On the other hand, the Moon affects liquid states on Earth: the tides of the ocean and the mantle,
underneath the Earth’s crust, plants and animals, humans and non-humans, and all vessels of
other life forms. Many other procedures and rituals are related to the Moon, such as cow horn
manure, an ancient agriculture procedure known now as biodynamic, which is made twice a year
following the moon calendar and menstruation—the experience of death and renewal—man will
never understand.
Moon, she said…, comprises works by Paulina Semkowicz, Michi Lukas, and Hugo Canoilas.
Their practices share the use of textiles, which imply certain specificities to painting. All of them
work partially on a horizontal plan, which is the moment when gravity allows their processes to
mimic nature in the way colors react to each other, and how paint intertwines with the fabric’s
filaments.
Semkowicz’s use of fabrics is underlined in the installation of her works—a thought of textiles as
soft materials with folds or adapting to specific environments like a wooden house in the
countryside or the garden around it. Semkowicz paints with no center, playing with volumes as
tectonic masses, creating basins and mountains, geologically known as revolutions. Opposite to
these tectonic forces, the spiritual and psychedelic maps of planets and stars by Lukas are
attractions to an unknown. These unknowns reveal themselves during the process-based
abstraction strategies Lukas uses to later project mental images on them. Light here is the
visibility of interior desires and not of a professed reality.
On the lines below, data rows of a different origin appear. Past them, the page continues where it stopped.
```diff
@@ -102,8 +105,10 @@
     for (int k = 0; k < VREGS; ++k) vreg[k] = a.V[min(tid + 256 * k, n * FM_K - 1)];
     if (b == 0 && tid < 2 && SEL2(a.plan_spent, tid)) SEL2(a.plan_spent, tid)[0] = 0;
 
+    const int pf_t = w >> 1, pf_f = lane + 64 * (w & 1);
+    int pf_bp;
     {
-        const int t = w >> 1, f = lane + 64 * (w & 1), fc = min(f, F_CONV - 1);
+        const int t = pf_t, f = pf_f, fc = min(f, F_CONV - 1);
         float best = -INFINITY;
         int bp = -1;
         if (a.tiles <= HEAD_MAX_TILES) {
@@ -135,6 +140,7 @@
             }
         }
         if (!(best > 0.f)) { best = 0.f; bp = -1; }
+        pf_bp = bp;
         if (f < F_CONV) {
             sp[t][f] = best;
             SEL2(a.pooled, t)[b * F_CONV + f] = best;
@@ -159,6 +165,12 @@
     }
     __syncthreads();
     HEAD_STAMP(2)
+    int64_t pf_id[3];
+    {
+        const int64_t *ids = SEL2(a.idx, pf_t) + b * a.T;
+#pragma unroll
+        for (int j = 0; j < 3; ++j) pf_id[j] = ids[min(max(pf_bp - 2 + j, 0), a.T - 1)];
+    }
 
     {
         const int o = tid / PARTS, part = tid - o * PARTS;
@@ -247,11 +259,22 @@
     if (!want) return;
     __syncthreads();
     HEAD_STAMP(3)
-    if (tid < 2 * F_CONV) {
-        const int t = tid >= F_CONV, f = tid - t * F_CONV;
+    if (pf_f < F_CONV) {
+        const int t = pf_t, f = pf_f;
         float acc = 0.f;
         for (int l = 0; l < L; ++l) acc = fmaf(sz[t * L + l], sw[t][l][f], acc);
         SEL2(a.g_pooled, t)[b * F_CONV + f] = acc;
+        if (a.row_bo[0]) {
+            wg_u32x4 rec;
+#pragma unroll
+            for (int j = 0; j < 3; ++j) {
+                const int p = pf_bp - 2 + j;
+                const long off = (long)pf_id[j] * a.E;
+                rec[j] = (pf_bp >= 0 && p >= 0 && p < a.T && off >= 0) ? (unsigned)(off * 4) : WG_ROW_NONE;
+            }
+            rec[3] = __float_as_uint(pf_bp >= 0 ? acc : 0.f);
+            reinterpret_cast<wg_u32x4 *>(SEL2(a.row_bo, t))[b * F_CONV + f] = rec;
+        }
     }
     HEAD_STAMP(4)
 }
@@ -401,6 +424,7 @@
     TokenArgs nx;
     PlanArgs plan;
     int comp_blocks;
+    const unsigned *row_bo[2];
 };
 static_assert(WG_THREADS % 64 == 0, "the 256-thread roles of the fold launch are whole waves: the others end before any barrier");
 template <bool BIGV>
@@ -409,7 +433,8 @@
     BWD_STAMP(0, wall_clock64())
     BWD_STAMP(2, (unsigned long long)blockIdx.z + 1)
     if (blockIdx.z == 1 || blockIdx.z == 2) {
-        wgrad_row_block(A.w, A.opt, blockIdx.x, blockIdx.y, blockIdx.z - 1);
+        const int t = blockIdx.z - 1;
+        wgrad_row_block(A.w, A.opt, blockIdx.x, blockIdx.y, t, SEL2(A.row_bo, t));
     } else {
         if (threadIdx.x >= WG_THREADS) return;
         const int blk0 = blockIdx.y * gridDim.x + blockIdx.x, nblk = gridDim.x * gridDim.y;
@@ -494,6 +519,7 @@
     float *pooled[2]; int *argmax[2]; float *g_pooled[2];
     float *mult, *x, *s, *g, *gz;
     float *part_w[2], *part_b[2];
+    unsigned *row_bo[2];
     size_t bytes;
 };
 
@@ -531,6 +557,8 @@
             w.perm[bf][t] = reinterpret_cast<int *>(take((size_t)PLAN_MAX_UNITS * 4));
             w.plan_ready[bf][t] = reinterpret_cast<int *>(take(256));
         }
+    for (int t = 0; t < 2; ++t)
+        w.row_bo[t] = reinterpret_cast<unsigned *>(take((size_t)B * F_CONV * 16));
     w.bytes = (size_t)(p - static_cast<char *>(ws));
     return w;
 }
@@ -612,6 +640,25 @@
     return before;
 }
 extern "C" int r4r_deepconn_tail(int64_t B, int E, int L) { return tail_folds(B, E, L) ? 1 : 0; }
+
+static int g_handoff = -1;
+static int handoff_switch() {
+    if (g_handoff < 0) {
+        const char *e = getenv("R4R_HANDOFF");
+        g_handoff = (e && e[0] == '0') ? 0 : 1;
+    }
+    return g_handoff;
+}
+extern "C" int r4r_deepconn_handoff(int on) {
+    const int before = handoff_switch();
+    g_handoff = on ? 1 : 0;
+    return before;
+}
+extern "C" size_t r4r_deepconn_ws_handoff_offset(int64_t B, int T, int E, int L, int64_t V, int tower) {
+    char base[1];
+    const StepWs w = carve(base, B, T, E, L, V);
+    return (size_t)(reinterpret_cast<const char *>(w.row_bo[tower & 1]) - base);
+}
 
 extern "C" int r4r_deepconn_tokens(const int64_t *user_idx, const int64_t *item_idx, void *ws, size_t ws_bytes,
                                    int64_t B, int T, int E, int L, int64_t V, int conv_algo, int token_buffer,
@@ -756,6 +803,12 @@
     h.marks = nx;
     const int64_t mark_want = cdiv(B * (int64_t)T, 256);
     h.mark_wgs = (fold && prefetch) ? (int)(mark_want < 1024 ? mark_want : 1024) : 0;
+    const bool handoff = fold && handoff_switch() && (int64_t)V * E * 4 < (1ll << 32);
+    for (int t = 0; t < 2; ++t) {
+        h.idx[t] = idx[t];
+        h.row_bo[t] = handoff ? w.row_bo[t] : nullptr;
+    }
+    h.T = T; h.E = E;
     const unsigned head_wgs = (unsigned)B + (unsigned)cdiv(2 * (int64_t)plan.units, 4) + (unsigned)h.mark_wgs;
     if (L <= 16) deepconn_head_wg_kernel<16><<<head_wgs, 256, 0, st>>>(h);
     else if (L <= 32) deepconn_head_wg_kernel<32><<<head_wgs, 256, 0, st>>>(h);
@@ -802,7 +855,8 @@
         const unsigned nz = 3 + (unsigned)cdiv(side, F_CONV * 3);
         {
             ScopedTiming tm(R4R_TIMING_TEXTCNN_WGRAD, st);
-            const DcFoldArgs fa{wa, fo, hg, hg_blocks, nx, plan, comp_blocks};
+            const DcFoldArgs fa{wa, fo, hg, hg_blocks, nx, plan, comp_blocks,
+                                {h.row_bo[0], h.row_bo[1]}};
             const dim3 grid(F_CONV, 3, nz);
             const int nthr = wgrad_row_threads(E, wa.nsplit);
             if (V > COMPACT_BIG_V) deepconn_backward_fold_kernel<true><<<grid, nthr, 0, st>>>(fa);
diff --git a/reviews4rec_amd/csrc/wgrad_device.h b/reviews4rec_amd/csrc/wgrad_device.h
--- a/reviews4rec_amd/csrc/wgrad_device.h
+++ b/reviews4rec_amd/csrc/wgrad_device.h
@@ -5,6 +5,7 @@
 namespace r4r {
 
 typedef float wg_f32x4 __attribute__((ext_vector_type(4)));
+typedef unsigned wg_u32x4 __attribute__((ext_vector_type(4)));
 
 constexpr int WG_THREADS = 256;
 
@@ -232,7 +233,8 @@
     const int t = (nsplit * (E / 4) + 63) & ~63;
     return t < WG_THREADS ? WG_THREADS : t;
 }
-__device__ __forceinline__ void wgrad_row_block(const WgradArgs &a, const FlatAdam &opt, int f, int tap, int tower) {
+__device__ __forceinline__ void wgrad_row_block(const WgradArgs &a, const FlatAdam &opt, int f, int tap, int tower,
+                                                const unsigned *__restrict__ row_bo = nullptr) {
     __shared__ long r_off[WG_ROW_MAX_DOCS];
     __shared__ unsigned r_bo[WG_ROW_MAX_DOCS];
     __shared__ float r_g[WG_ROW_MAX_DOCS];
@@ -253,7 +255,13 @@
         const int o = (int)(dst0 - opt.g);
         P = opt.p[o]; M = opt.m[o]; V = opt.v[o];
     }
-    if (tid < N) {
+    if (row_bo) {
+        if (tid < N) {
+            const wg_u32x4 rec = reinterpret_cast<const wg_u32x4 *>(row_bo)[(int64_t)tid * F + f];
+            r_bo[tid] = tap == 0 ? rec[0] : (tap == 1 ? rec[1] : rec[2]);
+            r_g[tid] = __uint_as_float(rec[3]);
+        }
+    } else if (tid < N) {
         const int p = tw.argmax[(int64_t)tid * F + f];
         const float gv = tw.g_pooled[(int64_t)tid * F + f];
         const int t = p - 2 + tap;
```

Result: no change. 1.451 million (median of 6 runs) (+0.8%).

The unknown or barely known deep sea creatures depicted by Canoilas come to the surface
attracted by the full Moon. Using a textile painting technique similar to oriental calligraphy or bird
painting, they sublimate a new relation with nature and cast new forms of relationship and
coexistence.
Attraction and contraction are the axes of this exhibition in many voices that resonate with
Maurice Blanchot’s idea of disaster: a production with no sun, no center, and no axis due to the
myriad of invisible forces that produce the works. The heterogeneity of impulses and relations is
multiplied by a collection of stones and crystals placed in the hallway so their immanence can run
throughout the exhibition. These stones and crystals are not edited by their specific qualities,
avoiding manipulation of the mood or awakening of the visitor. They are anonymous and plural
and in symbiosis with the artworks’ matter.